# Do you folks hang on to older books and magazines (at least investment-related?)



## canabiz (Apr 4, 2009)

*Do you folks hang on to older personal finance stuff (books, mags, statements etc)*

So I have stacks of older issues of Money Sense and Canadian Business as well as various investment books that I collected when I first started getting serious about my personal finance. This includes different *For Dummies* titles as well as the Derek Foster ones, just to name a few. 

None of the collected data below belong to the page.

# ffreyer/MonteCarlo.jl

Hardware: AMD Instinct MI355X
Metric: DQMC sweeps/sec, 16x16 Hubbard beta=8 dtau=0.1; achieved % fp64 MFMA roofline (higher is better)
Workload: dtype f64

## Files before the change

### montecarlo.jl_amd/csrc/sweep_lu.hip

```cpp
#include "kernels.h"
#include <hip/hip_ext.h>
#include <cstdlib>

namespace dqmc {

typedef double d4 __attribute__((ext_vector_type(4)));

size_t sweep_lu_image_doubles() { return LU_STRIDE; }

__device__ __forceinline__ double readlane_d(double v, int lane)
{
    const unsigned long long u = (unsigned long long)__double_as_longlong(v);
    const unsigned lo = (unsigned)__builtin_amdgcn_readlane((int)(u & 0xffffffffull), lane);
    const unsigned hi = (unsigned)__builtin_amdgcn_readlane((int)(u >> 32), lane);
    return __longlong_as_double((long long)(((unsigned long long)hi << 32) | lo));
}
#define MFMA(a, b, c) __builtin_amdgcn_mfma_f64_16x16x4f64((a), (b), (c), 0, 0, 0)
#define DQMC_GLOBAL __attribute__((address_space(1)))
typedef const DQMC_GLOBAL double *gcdp;
typedef DQMC_GLOBAL double *gdp;
typedef double d2v __attribute__((ext_vector_type(2)));
typedef const DQMC_GLOBAL d2v *gcd2p;


constexpr int LU4_SPIN = 1 << 21;
template <int NB>
struct Lu4Smem {
    double2 aST[NB][64][64];
    double xs[NB][64];
    double strip[12][NB][2][64];
    double negv[64];
    int step[64];
    int sflag[12];
    unsigned acc16[4], neg16[4];
    int ndraw[4], exh[4];
    int abort;
};
__host__ __device__ constexpr int lu4_strip_idx(int I0, int r0, int I) { return I0 == 0 ? r0 * 2 + (I - 1) : 8 + r0; }

#define LU4_ORDER() asm volatile("" ::: "memory")

__device__ __forceinline__ int lu4_wait(int *flag, int *abortf)
{
    int v = 0;
    for (int it = 0; it < LU4_SPIN; ++it) {
        v = __builtin_amdgcn_readfirstlane(__hip_atomic_load(flag, __ATOMIC_RELAXED, __HIP_MEMORY_SCOPE_WORKGROUP));
        if (v) break;
        if ((it & 63) == 63 &&
            __builtin_amdgcn_readfirstlane(__hip_atomic_load(abortf, __ATOMIC_RELAXED, __HIP_MEMORY_SCOPE_WORKGROUP)))
            return -1;
        __builtin_amdgcn_s_sleep(1);
    }
    if (!v) {
        __hip_atomic_store(abortf, 1, __ATOMIC_RELAXED, __HIP_MEMORY_SCOPE_WORKGROUP);
        return -1;
    }
    LU4_ORDER();
    return v;
}
__device__ __forceinline__ double lu4_rcp(double r)
{
    double y = __builtin_amdgcn_rcp(r);
    double e = __builtin_fma(-r, y, 1.0);
    y = __builtin_fma(y, e, y);
    e = __builtin_fma(-r, y, 1.0);
    return __builtin_fma(y, e, y);
}
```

I was holding on to them in case I need to quickly refer to a particular subject (typical hoarding symptoms lol?) but truth be told, I have not given any of them a second look. With the popularity of e-books and the vast amount of info available on the Internet (or at your local library), I am thinking of dumping them all to de-clutter the house and by dumping i mean donating these books to the local library or giving them away via freecycle or kijiji. 

Are you in the same boat? Do you hang on to books and magazines from days gone by or do you go by what is current and keep it light and simple?

P.S: I have expanded this thread to include other personal finance materials outside of tax receipts such as mutual fund statements, pay stubs etc.


----------



## Kim (Jan 10, 2011)

Yep I have 5 yrs worth of Barrel Horse News stacked on a shelf - I sometimes check back for stats that they printed. Rarely do I go back and read whole issues but we spend a lot of time on the road during the summer months and I have gotten into the habit of grabbing 2 or 3 to re read instead of having the laptop on in the truck ( hard to read / type anyway ). All my other horse magazines get checked over and interesting write ups cut out and put in my "binder". Then the magazines go to recycling. 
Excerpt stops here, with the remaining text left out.